Personally I'm all for killer robots. I don't trust humanity of invading army
any more than I trust autonomous war machine software. At least terminator
won't kill my kids or rape my wife because it's bored.

------
angersock
So, here's the nasty undercurrent to all this, right?

Drone warfare (whether by land, sea, or air) is about using disposable
machines to kill and injure human beings. Engineering dictates that we'll
eventually optimize away the part of the control system that is slowest and
most prone to failure: the people.

The discussion of "How can we keep people running the robots" is
uninteresting, because the entire deck is stacked to guarantee that it will be
rendered moot.

~

The real discussion--I posit--is somewhat darker and more chilling:

In order to field a drone army, you need capital.

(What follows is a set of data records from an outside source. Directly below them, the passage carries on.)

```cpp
__device__ __forceinline__ int lane_id() { return threadIdx.x & (kWave - 1); }
#if defined(LIODOM_INSTRUMENT)
constexpr bool kInstrument = true;
#else
constexpr bool kInstrument = false;
#endif
#define DBG_STAMP(v, cond, k, i) do { if (kInstrument && ((v).debug & 32) && (cond)) (v).dbg_clk[(k) * 32 + (i)] = wall_clock64(); } while (0)
#define OV_STAMP(v, cond, i) do { if (kInstrument && ((v).debug & 128) && (cond)) (v).dbg_clk[448 + (i)] = wall_clock64(); } while (0)
#define DBG_QSTAMP(i) do { if (kInstrument && (kInstrument && (v.debug & 32)) && s == 0 && hl == 0 && e < E) v.dbg_q[((size_t)outer_it * v.edge_cap + e) * 12 + (i)] = (unsigned int)(wall_clock64() - t_blk); } while (0)

__device__ __forceinline__ void xcd_remap(int& bx, int& by) {
  const int nbx = (int)gridDim.x, nby = (int)gridDim.y;
  if (nby < 8 || (nby & 7)) return;
  const int lin = bx + nbx * by;
  const int xcd = lin & 7, slot = lin >> 3;
  by = (slot / nbx) * 8 + xcd;
  bx = slot - (slot / nbx) * nbx;
}

__device__ __forceinline__ unsigned long long pack_cell(int cx, int cy, int cz) {
  const unsigned long long m = 0x1FFFFFull;
  return ((unsigned long long)(cx & m) << 42) | ((unsigned long long)(cy & m) << 21) |
         (unsigned long long)(cz & m);
}
__device__ __forceinline__ unsigned int hash_cell(unsigned long long k, unsigned int mask) {
  const unsigned int x = (unsigned int)(k >> 42), y = (unsigned int)(k >> 21) & 0x1FFFFFu, z = (unsigned int)k & 0x1FFFFFu;
  unsigned int h = (x * 73856093u) ^ (y * 19349663u) ^ (z * 83492791u);
  h ^= h >> 16; h *= 0x85ebca6bu; h ^= h >> 13; h *= 0xc2b2ae35u; h ^= h >> 16;
  return h & mask;
}

__device__ unsigned long long g_wait_ticks = 5000000ull;
__device__ __forceinline__ bool wait_expired(unsigned int spins, unsigned long long& t0) {
  if ((spins & 31u) != 0u) return false;
  const unsigned long long now = wall_clock64();
  if (t0 == 0ull) { t0 = now; return false; }
  return now - t0 > g_wait_ticks;
}

#if defined(LIODOM_INJECT_DELAY)
__device__ unsigned int g_inject_seed = 0u;
__device__ __forceinline__ void inject_delay(unsigned int site) {
  const unsigned int seed = g_inject_seed;
  if (!seed) return;
  unsigned int h = seed ^ (site * 0x9E3779B1u) ^ ((unsigned int)blockIdx.x * 0x85EBCA6Bu) ^ ((unsigned int)blockIdx.y * 0xC2B2AE35u) ^ (unsigned int)wall_clock64();
  h ^= h >> 16; h *= 0x7FEB352Du; h ^= h >> 15; h *= 0x846CA68Bu; h ^= h >> 16;
  h = __builtin_amdgcn_readfirstlane(h);
  if ((h & 3u) != 0u) return;
  const unsigned int n = (h >> 2) % 48u;
  for (unsigned int i = 0; i < n; i++) __builtin_amdgcn_s_sleep(16);
}
#define INJECT_DELAY(site) inject_delay(site)
#else
#define INJECT_DELAY(site) do { } while (0)
#endif

#include "kernels_extract.h"
#include "kernels_sync.h"
#include "kernels_compact.h"
#include "kernels_knn.h"
#include "kernels_knn8.h"
#include "kernels_lm.h"
#include "kernels_rebuild.h"
#include "kernels_filter.h"
#include "kernels_cov.h"
#include "kernels_state.h"
#include "kernels_polar.h"
#include "kernels_mapper.h"

}
```

liodom_amd/csrc/liodom_math.h:

```cpp
#pragma once
#include <cfloat>
#include <cmath>
#include <cstdint>

#if defined(__HIPCC__)
#define LD_HD __host__ __device__ __forceinline__
#define LD_UNROLL _Pragma("unroll")
#define LD_FP_CONTRACT_FAST _Pragma("clang fp contract(fast)")
#else
#define LD_HD inline
#define LD_UNROLL
#define LD_FP_CONTRACT_FAST
#endif
#if defined(__HIP_DEVICE_COMPILE__)
#define LD_RSQRT(x) rsqrt(x)
#else
#define LD_RSQRT(x) (1.0 / sqrt(x))
#endif

namespace liodom_dev {

constexpr int kJacobiSweeps = 8;
constexpr int kLmMaxIterations = 4;
constexpr double kHuberA = 0.2;
// ... 723 lines not shown
      AS[i * 6 + j] = s;
    }
  }
  LD_UNROLL
  for (int i = 0; i < 6; i++) {
    LD_UNROLL
    for (int j = 0; j < 6; j++) {
      double s = 0.0;
      LD_UNROLL
      for (int k = 0; k < 6; k++) s += AS[i * 6 + k] * A[j * 6 + k];
      out36[i * 6 + j] = s;
    }
  }
}

LD_HD double norm7(const double* q, const double* t) {
  LD_FP_CONTRACT_FAST
  return sqrt(q[0] * q[0] + q[1] * q[1] + q[2] * q[2] + q[3] * q[3] + t[0] * t[0] + t[1] * t[1] + t[2] * t[2]);
}

LD_HD int lm_propose(LmState& st) {
  LD_FP_CONTRACT_FAST
  while (true) {
    if (st.iter >= kLmMaxIterations) { st.termination = LM_TERM_MAX_ITER; return LM_DONE; }
    if (st.radius < 1e-32) { st.termination = LM_TERM_RADIUS; return LM_DONE; }
    st.iter++;
    double sc[6], gs[6];
    LD_UNROLL
    for (int i = 0; i < 6; i++) { sc[i] = st.scale[i]; gs[i] = sc[i] * st.g[i]; }
    double A[21];
    LD_UNROLL
    for (int i = 0; i < 6; i++) {
      LD_UNROLL
      for (int j = 0; j <= i; j++) A[lt_idx(i, j)] = sc[i] * sc[j] * st.H[h_idx(j, i)];
    }
    if (!st.reuse_diagonal) {
      LD_UNROLL
      for (int j = 0; j < 6; j++) {
        double d = A[lt_idx(j, j)];
        if (d < 1e-6) d = 1e-6;
        if (d > 1e32) d = 1e32;
        st.diag[j] = d;
      }
    }
    const double inv_radius = 1.0 / st.radius;
    LD_UNROLL
    for (int j = 0; j < 6; j++) A[lt_idx(j, j)] += st.diag[j] * inv_radius;
    double y[6];
    const bool ok = chol_solve6_packed(A, gs, y);
    st.reuse_diagonal = 1;
    double mcc = 0.0;
    double step[6];
    if (ok) {
      double sg = 0.0, shs = 0.0;
      LD_UNROLL
      for (int i = 0; i < 6; i++) step[i] = -y[i];
      LD_UNROLL
      for (int i = 0; i < 6; i++) {
        sg += step[i] * gs[i];
        double row = 0.0;
        LD_UNROLL
        for (int j = 0; j < i; j++) row += (sc[i] * sc[j] * st.H[h_idx(j, i)]) * step[j];
        shs += step[i] * (2.0 * row + (sc[i] * sc[i] * st.H[h_idx(i, i)]) * step[i]);
      }
      mcc = -sg - 0.5 * shs;
    }
    if (!ok || !(mcc > 0.0)) {
      if (++st.invalid_run >= 5) { st.termination = LM_TERM_INVALID_STEPS; return LM_DONE; }
      st.radius = st.radius * 0.5;
      continue;
    }
    st.invalid_run = 0;
    st.model_cost_change = mcc;
    double delta[6];
    LD_UNROLL
    for (int j = 0; j < 6; j++) delta[j] = step[j] * sc[j];
    quat_plus(st.q, delta, st.cand_q);
    LD_UNROLL
    for (int k = 0; k < 3; k++) st.cand_t[k] = st.t[k] + delta[3 + k];
    return LM_NEED_EVAL;
  }
}
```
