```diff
+                constexpr int PIECES = PT_MAXPOS * 72, SUMS = PT_MAXR * 3 * PT_TW * PT_LANES;
+                const Vec4<T> *wz = smz4 + (j & 1) * PIECES;
+                Vec4<float> *wh = smh[j & 1];
                 if (j + 1 < nch) {
-                    const T *Zn = Zk + (j + 1) * PT_CH;
-                    pre0 = *(const R8 *)(Zn + zoff0);
-                    pre1 = *(const R8 *)(Zn + zoff1);
-                    pre2 = *(const R8 *)(Zn + zoff2);
-                    pre3 = *(const R8 *)(Zn + zoff3);
+                    if (t < nitem) smz[(j + 1) & 1][t] = pre0;
+                    if (t + PT_FTHREADS < nitem) smz[(j + 1) & 1][t + PT_FTHREADS] = pre1;
+                    if (j + 2 < nch) {
+                        const T *Zn = Zk + (j + 2) * PT_CH;
+                        pre0 = *(const R8 *)(Zn + zoff0);
+                        pre1 = *(const R8 *)(Zn + zoff1);
+                    }
                 }
-                for (int i = t; i < nr * 3 * PT_TW * 4; i += 256) {
-                    const int lane = i & 3, xl = (i >> 2) & (PT_TW - 1), rt = i / (PT_TW * 4);
-                    const int rr = rt / 3, ty = rt - rr * 3;
-                    Vec8<float> hv;
-#pragma unroll
-                    for (int e = 0; e < 8; ++e) hv.e[e] = 0.f;
+                if (hdo0) {
+                    Vec4<float> hv = {{0.f, 0.f, 0.f, 0.f}};
 #pragma unroll
                     for (int tx = 0; tx < 3; ++tx) {
-                        const int xx = px0 + xl + tx - 1;
-                        if (xx < 0 || xx >= W) continue;
-                        const float fx = sw * xx;
-                        const int c0 = (int)fx, c1 = c0 + (c0 < w - 1);
-                        const float lx = fx - c0, hx = 1.f - lx;
-                        const int tq = (ty * 3 + tx) * 4 + lane;
-                        fma8<T>(hv.e, hx, smz[(rr * nc + min(c0 - clo, PT_MAXC - 1)) * 36 + tq]);
-                        fma8<T>(hv.e, lx, smz[(rr * nc + min(c1 - clo, PT_MAXC - 1)) * 36 + tq]);
+                        fma4<T>(hv.e, hx[tx], wz[hbase0 + hoff0[tx]]);
+                        fma4<T>(hv.e, lx[tx], wz[hbase0 + hoff1[tx]]);
                     }
-                    smh[i] = hv;
+                    wh[t] = hv;
+                }
+                if (hdo1) {
+                    Vec4<float> hv = {{0.f, 0.f, 0.f, 0.f}};
+#pragma unroll
+                    for (int tx = 0; tx < 3; ++tx) {
+                        fma4<T>(hv.e, hx[tx], wz[hbase1 + hoff0[tx]]);
+                        fma4<T>(hv.e, lx[tx], wz[hbase1 + hoff1[tx]]);
+                    }
+                    wh[t + PT_FTHREADS] = hv;
                 }
                 __syncthreads();
-                if (inside) {
-#pragma unroll
-                    for (int ty = 0; ty < 3; ++ty) {
-                        const int yy = py + ty - 1;
-                        if (yy < 0 || yy >= H) continue;
-                        const float fy = sh * yy;
-                        const int r0 = (int)fy, r1 = r0 + (r0 < h - 1);
-                        const float ly = fy - r0, hy = 1.f - ly;
-                        fma8<float>(acc[j], hy, smh[((min(r0 - rlo, PT_MAXR - 1) * 3 + ty) * PT_TW + pxl) * 4 + q]);
-                        fma8<float>(acc[j], ly, smh[((min(r1 - rlo, PT_MAXR - 1) * 3 + ty) * PT_TW + pxl) * 4 + q]);
-                    }
+                static_assert(SUMS >= 15 * 64, "smh holds every horizontal item");
+#pragma unroll
+                for (int ty = 0; ty < 3; ++ty) {
+                    fma4<float>(acc[j], hy[ty], wh[voff0[ty]]);
+                    fma4<float>(acc[j], ly[ty], wh[voff1[ty]]);
                 }
             }
         }
@@ -133,34 +187,34 @@
 #pragma unroll
     for (int j = 0; j < PT_MAXCHUNK; ++j) {
         if (j < nch && inside) {
-            const size_t off = row * N + j * PT_CH + q * 8;
-            const Vec8<T> pv = *(const Vec8<T> *)(part + off);
-            Vec8<T> zv;
-#pragma unroll
-            for (int e = 0; e < 8; ++e) {
+            const size_t off = row * N + j * PT_CH + q * 4;
+            const Vec4<T> pv = *(const Vec4<T> *)(part + off);
+            Vec4<T> zv;
+#pragma unroll
+            for (int e = 0; e < 4; ++e) {
                 zv.e[e] = from_f32<T>(acc[j][e] + to_f32(pv.e[e]));
                 acc[j][e] = to_f32(zv.e[e]);
                 s += acc[j][e];
             }
-            if (z) *(Vec8<T> *)(z + off) = zv;
-        }
-    }
-    s += __shfl_xor(s, 1, 64);
-    s += __shfl_xor(s, 2, 64);
+            if (z) *(Vec4<T> *)(z + off) = zv;
+        }
+    }
+#pragma unroll
+    for (int o = 1; o < PT_LANES; o <<= 1) s += __shfl_xor(s, o, 64);
     const float mu = s / (float)N;
     float v2 = 0.f;
 #pragma unroll
     for (int j = 0; j < PT_MAXCHUNK; ++j) {
         if (j < nch) {
 #pragma unroll
-            for (int e = 0; e < 8; ++e) {
+            for (int e = 0; e < 4; ++e) {
                 const float d = acc[j][e] - mu;
                 v2 += d * d;
             }
         }
     }
-    v2 += __shfl_xor(v2, 1, 64);
-    v2 += __shfl_xor(v2, 2, 64);
+#pragma unroll
+    for (int o = 1; o < PT_LANES; o <<= 1) v2 += __shfl_xor(v2, o, 64);
     const float rs = rsqrtf(v2 / (float)N + 1e-5f);
     if (!inside) return;
     if (q == 0) {
@@ -170,15 +224,17 @@
 #pragma unroll
     for (int j = 0; j < PT_MAXCHUNK; ++j) {
         if (j < nch) {
-            const int ch = j * PT_CH + q * 8;
-            Vec8<T> ov;
-#pragma unroll
-            for (int e = 0; e < 8; ++e) {
-                float o = (acc[j][e] - mu) * rs * gamma[ch + e] + beta[ch + e];
+            const int ch = j * PT_CH + q * 4;
+            const float4 gm = *(const float4 *)(gamma + ch), bt = *(const float4 *)(beta + ch);
+            const float gv[4] = {gm.x, gm.y, gm.z, gm.w}, bv[4] = {bt.x, bt.y, bt.z, bt.w};
+            Vec4<T> ov;
+#pragma unroll
+            for (int e = 0; e < 4; ++e) {
+                float o = (acc[j][e] - mu) * rs * gv[e] + bv[e];
                 if (gelu) o = gelu_t<T>(o);
                 ov.e[e] = from_f32<T>(o);
             }
-            *(Vec8<T> *)(y + row * N + ch) = ov;
+            *(Vec4<T> *)(y + row * N + ch) = ov;
         }
     }
 }
@@ -227,22 +283,34 @@
     const T *gb = gz + (size_t)b * H * W * N + lane * 8;
     for (int yy = ylo + grp; yy <= yhi; yy += PT_SPLIT) {
         float wy[3];
-#pragma unroll
-        for (int ty = 0; ty < 3; ++ty) wy[ty] = tab ? taby[(yy - ylo) * 3 + ty] : wy_of(yy, ty);
+        if (tab) {
+#pragma unroll
+            for (int ty = 0; ty < 3; ++ty) wy[ty] = taby[(yy - ylo) * 3 + ty];
+        } else {
+#pragma unroll
+            for (int ty = 0; ty < 3; ++ty) wy[ty] = wy_of(yy, ty);
+        }
         if (wy[0] == 0.f && wy[1] == 0.f && wy[2] == 0.f) continue;
         float rowsum[3][8];
 #pragma unroll
         for (int i = 0; i < 3; ++i)
 #pragma unroll
             for (int e = 0; e < 8; ++e) rowsum[i][e] = 0.f;
+        const T *gp = gb + ((size_t)yy * W + xlo) * N;
+        if (tab) {
+            const float *wp = tabx;
 #pragma unroll 4
-        for (int xx = xlo; xx <= xhi; ++xx) {
-            float wx[3];
-#pragma unroll
-            for (int tx = 0; tx < 3; ++tx) wx[tx] = tab ? tabx[(xx - xlo) * 3 + tx] : wx_of(xx, tx);
-            const Vec8<T> v = *(const Vec8<T> *)(gb + ((size_t)yy * W + xx) * N);
-#pragma unroll
-            for (int tx = 0; tx < 3; ++tx) fma8<T>(rowsum[tx], wx[tx], v);
+            for (int xx = xlo; xx <= xhi; ++xx, gp += N, wp += 3) {
+                const Vec8<T> v = *(const Vec8<T> *)gp;
+#pragma unroll
+                for (int tx = 0; tx < 3; ++tx) fma8<T>(rowsum[tx], wp[tx], v);
+            }
+        } else {
+            for (int xx = xlo; xx <= xhi; ++xx, gp += N) {
+                const Vec8<T> v = *(const Vec8<T> *)gp;
+#pragma unroll
+                for (int tx = 0; tx < 3; ++tx) fma8<T>(rowsum[tx], wx_of(xx, tx), v);
+            }
         }
 #pragma unroll
         for (int ty = 0; ty < 3; ++ty)
@@ -327,10 +395,10 @@
     if (nblk >= (1LL << 31)) return -7;
     const int grid = (int)nblk;
     if (dtype == GWD_BF16)
-        pyr_tail_fwd_kernel<__bf16><<<grid, 256, 0, (hipStream_t)stream>>>((const __bf16 *)part, br, gamma, beta, (__bf16 *)z, (__bf16 *)y, mean,
+        pyr_tail_fwd_kernel<__bf16><<<grid, PT_FTHREADS, 0, (hipStream_t)stream>>>((const __bf16 *)part, br, gamma, beta, (__bf16 *)z, (__bf16 *)y, mean,
                                                                            rstd, H, W, N, gelu);
     else
-        pyr_tail_fwd_kernel<float><<<grid, 256, 0, (hipStream_t)stream>>>((const float *)part, br, gamma, beta, (float *)z, (float *)y, mean, rstd,
+        pyr_tail_fwd_kernel<float><<<grid, PT_FTHREADS, 0, (hipStream_t)stream>>>((const float *)part, br, gamma, beta, (float *)z, (float *)y, mean, rstd,
                                                                           H, W, N, gelu);
     GWD_CHECK_LAUNCH();
     return 0;
```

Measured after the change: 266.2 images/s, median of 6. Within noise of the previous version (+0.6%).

You need factories to build
the devices, you need command and control infrastructure to deploy them, and
you need bright minds to develop them. Drone warfare is difficult to conduct
in any meaningful fashion as a third-world nation, or more importantly _as a
populace in rebellion_.

To put it bluntly, the use of these engines of war is limited only to the rich
kids, and there is no chance for appeal or mercy when you are identified as a
target.

Think about that for a second.

The wealthy murderer who decides to unleash these does so without any skin in
the game, without any chance of dealing with repercussions back home for lost
sons and daughters, without any care whatsoever except for a line-item
expense. Stubborn rebel holdout? Spin up more terminators the same way we spin
up dynos to deal with spikes in load.

The teenage kid holding the rusted AK their parent just dropped, looking at
the robot which just made them an orphan? No chance in hell that they'll be
spared because they are obviously not a threat--they are a human wielding an
automatic rifle, p = .975, execute.

~

This whole thing needs to become verboten, forbidden, the same way we
nominally treat chemical and biological weapons.

If we support our .gov and .mil in the use of these weapons, we'll be doing
everyone a disservice, and come the day we decide to rescind the support which
backs those bastards, we'll find that they no longer need our support for they
already have the drones and the capital to make their whims felt.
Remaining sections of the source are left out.